Arizona and California lawmakers want to free taxpayers from the nearly $1 billion a year burden of detaining illegal criminals—and the even costlier burden of detaining those illegals’ children. In Fresno, now 45 percent Hispanic, 20 percent of the county jail inmates are illegal immigrants, as are about one-quarter of emergency-room patients. No wonder Fresno’s mayor called in November 2005 for securing the border. The county of Riverside, California, voted in April to start turning in its illegal-alien jail inmates—who make up between 12 and 25 percent of its inmate population—to the Immigration and Customs Enforcement, joining a handful of jail systems now abandoning the long-standing taboo against checking criminals’ immigration status. Naturally, immigrant advocates in Southern California have branded the new policy a civil rights violation.
Lived experience fuels these citizen movements for immigration control. If conservatives dismiss them as delusional, the Republican Party will pay dearly at the polls. Rather than dismissing the public’s anguish over large-scale lawbreaking, conservatives should honor the public’s commitment to the sanctity of the legislative will.
The proponents of amnesty have manufactured an artificial crisis. They say that it is imperative to legalize the millions of illegals here now, so that the illegals can “come out of the shadows.” In reality, the minor inconveniences imposed by illegal status are nothing more than what the illegals bargained for. Illegal aliens have no legitimate claim to be legalized before the country makes sure that its border control is working. Enforcement must precede a liberalization of immigration rules—which is why “comprehensive” immigration reform (the conservative code word for amnesty and increased levels of immigration) is not the solution to our border crisis but rather a guarantee of continued anarchy. Amnesty and the impossibility of enforcing a complicated new immigration scheme will undermine border control, just as they did in 1986. The first item of business on the conservative agenda should be enforcing the law already on the books.

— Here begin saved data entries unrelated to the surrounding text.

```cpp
__device__ __forceinline__ void t2v_split8(const float (&v)[8], uint4& p0, uint4& p1, uint4& p2) {
    unsigned q0[4], q1[4], q2[4];
#pragma unroll
    for (int c = 0; c < 4; ++c) {
        const float x = v[2 * c], y = v[2 * c + 1];
        const unsigned h = t2v_pack_bf16x2(x, y);
        const float r1x = x - __uint_as_float(h << 16), r1y = y - __uint_as_float(h & 0xffff0000u);
        const unsigned m = t2v_pack_bf16x2(r1x, r1y);
        const float r2x = r1x - __uint_as_float(m << 16), r2y = r1y - __uint_as_float(m & 0xffff0000u);
        q0[c] = h; q1[c] = m; q2[c] = t2v_pack_bf16x2(r2x, r2y);
    }
    p0 = make_uint4(q0[0], q0[1], q0[2], q0[3]);
    p1 = make_uint4(q1[0], q1[1], q1[2], q1[3]);
    p2 = make_uint4(q2[0], q2[1], q2[2], q2[3]);
}

__device__ __forceinline__ void t2v_dma16(const void* gsrc, unsigned lds_addr) {
    unsigned keep;
    asm volatile("s_mov_b32 %0, m0\n\ts_mov_b32 m0, %2\n\ts_nop 0\n\tglobal_load_lds_dwordx4 %1, off\n\ts_mov_b32 m0, %0"
                 : "=&s"(keep) : "v"(gsrc), "s"(lds_addr) : "memory");
}

__device__ __forceinline__ void t2v_dma4(const void* gsrc, unsigned lds_addr) {
    unsigned keep;
    asm volatile("s_mov_b32 %0, m0\n\ts_mov_b32 m0, %2\n\ts_nop 0\n\tglobal_load_lds_dword %1, off\n\ts_mov_b32 m0, %0"
                 : "=&s"(keep) : "v"(gsrc), "s"(lds_addr) : "memory");
}

template <int N>
__device__ __forceinline__ void t2v_wait_vmcnt() {
    if constexpr (N == 0) asm volatile("s_waitcnt vmcnt(0)" ::: "memory");
    else if constexpr (N == 4) asm volatile("s_waitcnt vmcnt(4)" ::: "memory");
    else if constexpr (N == 6) asm volatile("s_waitcnt vmcnt(6)" ::: "memory");
    else if constexpr (N == 7) asm volatile("s_waitcnt vmcnt(7)" ::: "memory");
    else if constexpr (N == 8) asm volatile("s_waitcnt vmcnt(8)" ::: "memory");
    else if constexpr (N == 9) asm volatile("s_waitcnt vmcnt(9)" ::: "memory");
    else if constexpr (N == 10) asm volatile("s_waitcnt vmcnt(10)" ::: "memory");
    else if constexpr (N == 11) asm volatile("s_waitcnt vmcnt(11)" ::: "memory");
    else if constexpr (N == 12) asm volatile("s_waitcnt vmcnt(12)" ::: "memory");
    else if constexpr (N == 13) asm volatile("s_waitcnt vmcnt(13)" ::: "memory");
    else if constexpr (N == 14) asm volatile("s_waitcnt vmcnt(14)" ::: "memory");
    else if constexpr (N == 16) asm volatile("s_waitcnt vmcnt(16)" ::: "memory");
    else static_assert(N == 0, "add the literal");
}
```

Baseline: 231,000 mel-frames/s.

## Add DMA-staged multi-stage ring pipeline for conv5 weight-gradient kernel

Adds a new conv5 weight-gradient kernel that streams dY and X tiles straight into LDS with global_load_lds in a 5-stage ring. Loads are issued in half-tiles interleaved between MFMA steps, with vmcnt waits and one barrier per stage. The goal is to hide global memory latency and cut the register round-trip staging of the old kernel. It runs by default for fp32 dW when T is divisible by 4 and the pointers are 16-byte aligned, at the cost of complex hand scheduling and added LDS use.

```diff
diff --git a/tacotron2-vae_amd/csrc/conv_gemm.hip b/tacotron2-vae_amd/csrc/conv_gemm.hip
--- a/tacotron2-vae_amd/csrc/conv_gemm.hip
+++ b/tacotron2-vae_amd/csrc/conv_gemm.hip
@@ -333,7 +333,7 @@
 
 #define CD_RING 3
 #define CD_AS 84
-__device__ float g_conv5_zero[4];
+__device__ __attribute__((aligned(16))) float g_conv5_zero[4];
 
 template <int NTW>
 __global__ __launch_bounds__(256) void k_conv5_fwd_dma(ConvTiledArgs a) {
@@ -552,6 +552,180 @@
         if (kt + 1 < kt_hi) store_tiles(buf ^ 1);
         __syncthreads();
     }
+#pragma unroll
+    for (int r = 0; r < 4; ++r) {
+        const int m = m0 + 16 * wave + 4 * kq + r;
+        if (m < a.M) {
+            float* drow = a.Y + (size_t)blockIdx.z * a.M * CK + (size_t)m * CK + 5 * c0;
+#pragma unroll
+            for (int n = 0; n < 5; ++n) drow[16 * n + j] = acc[n][r];
+        }
+    }
+}
+
+#define CW_RING 5
+template <int BT>
+__global__ __launch_bounds__(256) void k_conv5_dw_dma(ConvTiledArgs a) {
+    constexpr int HT = BT / 2, NS = HT / 4;
+    constexpr int AP = HT / 4 + 1, AS = 4 * AP;
+    constexpr int XW = HT + 4, XS = BT == 80 ? 48 : 52;
+    constexpr int NAR = AP, NXR = 16 * XS / 64;
+    constexpr int NAD = (NAR + 3) / 4, NXD = (NXR + 3) / 4, G = NAD + NXD;
+    constexpr int AST = CT_BM * AS, STG = AST + 16 * XS;
+    static_assert(16 * XS % 64 == 0 && XS >= XW && STG % 4 == 0 && AST % 4 == 0, "whole requests, aligned stages");
+    __shared__ __attribute__((aligned(16))) float lds_[CW_RING * STG];
+    const unsigned lds0 = (unsigned)(unsigned long)(__attribute__((address_space(3))) void*)&lds_[0];
+    const int tid = threadIdx.x, wave = __builtin_amdgcn_readfirstlane(tid >> 6), lane = tid & 63;
+    const int kq = lane >> 4, j = lane & 15;
+    const int c0 = blockIdx.x * 16, m0 = blockIdx.y * CT_BM;
+    const int CK = a.Cin * 5;
+    const int tiles = (a.T + BT - 1) / BT, nkt_all = a.B * tiles;
+    const int per = (nkt_all + gridDim.z - 1) / gridDim.z;
+    const int kt_lo = blockIdx.z * per, kt_hi = min(nkt_all, kt_lo + per);
+    const int nu = 2 * max(kt_hi - kt_lo, 0);
+
+    const bool stamp = a.prof && tid == 0 && blockIdx.x == 0 && blockIdx.y == 0 && blockIdx.z == 0;
+    if (stamp) { a.prof[0] = __builtin_readcyclecounter(); a.prof[2] = wall_clock64(); }
+    const float* a_src[NAD];
+    int a_lim[NAD];
+    unsigned a_dst[NAD];
+#pragma unroll
+    for (int i = 0; i < NAD; ++i) {
+        const int r = min(wave + 4 * i, NAR - 1);
+        const int u = 64 * r + lane, row = u / AP, pc = min(u - AP * row, AP - 2);
+        a_src[i] = a.dY + (size_t)min(m0 + row, a.M - 1) * a.T + 4 * pc;
+        a_lim[i] = a.T - 4 * pc;
+        a_dst[i] = 1024u * (unsigned)r;
+    }
+    const float* x_src[NXD];
+    int x_j[NXD];
+    unsigned x_dst[NXD];
+#pragma unroll
+    for (int i = 0; i < NXD; ++i) {
+        const int r = min(wave + 4 * i, NXR - 1);
+        const int e = 64 * r + lane, c = e / XS, jj = e - c * XS;
+        x_src[i] = a.X + ((ptrdiff_t)(c0 + c) * a.T + (jj - 2));
+        x_j[i] = jj < XW ? jj - 2 : 0x40000000;
+        x_dst[i] = 4u * AST + 256u * (unsigned)r;
+    }
+    const int t_end = 2 * tiles * HT;
+    int rq_t;
+    ptrdiff_t rq_a, rq_x;
+    {
+        const int bb = kt_lo / tiles;
+        rq_t = (kt_lo - bb * tiles) * BT;
+        rq_a = (ptrdiff_t)bb * a.M * a.T + rq_t;
+        rq_x = (ptrdiff_t)bb * a.Cin * a.T + rq_t;
+    }
+    const ptrdiff_t a_wrap = (ptrdiff_t)a.M * a.T - t_end, x_wrap = (ptrdiff_t)a.Cin * a.T - t_end;
+    auto advance = [&]() {
+        rq_t += HT; rq_a += HT; rq_x += HT;
+        if (rq_t == t_end) { rq_t = 0; rq_a += a_wrap; rq_x += x_wrap; }
+    };
+    auto source = [&](int q) -> const float* {
+        if (q < NAD) return rq_t < a_lim[q] ? a_src[q] + rq_a : g_conv5_zero;
+        return (unsigned)(rq_t + x_j[q - NAD]) < (unsigned)a.T ? x_src[q - NAD] + rq_x : g_conv5_zero;
+    };
+    auto issue = [&](unsigned dst, int q, const float* src) {
+        if (q < NAD) t2v_dma16(src, __builtin_amdgcn_readfirstlane(dst + a_dst[q]));
+        else t2v_dma4(src, __builtin_amdgcn_readfirstlane(dst + x_dst[q - NAD]));
+    };
+
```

But the most important value that conservatives can bring to this debate is honesty. Many of the costs imposed by Mexican immigrants are a function of their lack of education, their low incomes, and their own and their children’s behavior, not their legal status. Without question, we must balance those costs against the immigrant generation’s admirable work ethic. But immigration reform that institutionalizes the present immigration mix—or, worse, increases its volume by three to five times—is certain to expand the Hispanic underclass. There are many educated foreigners patiently waiting for permission to migrate to the United States. The United States can better honor its immigrant heritage by accelerating their entry rather than by continuing to favor the most low-skilled of our neighboring populations.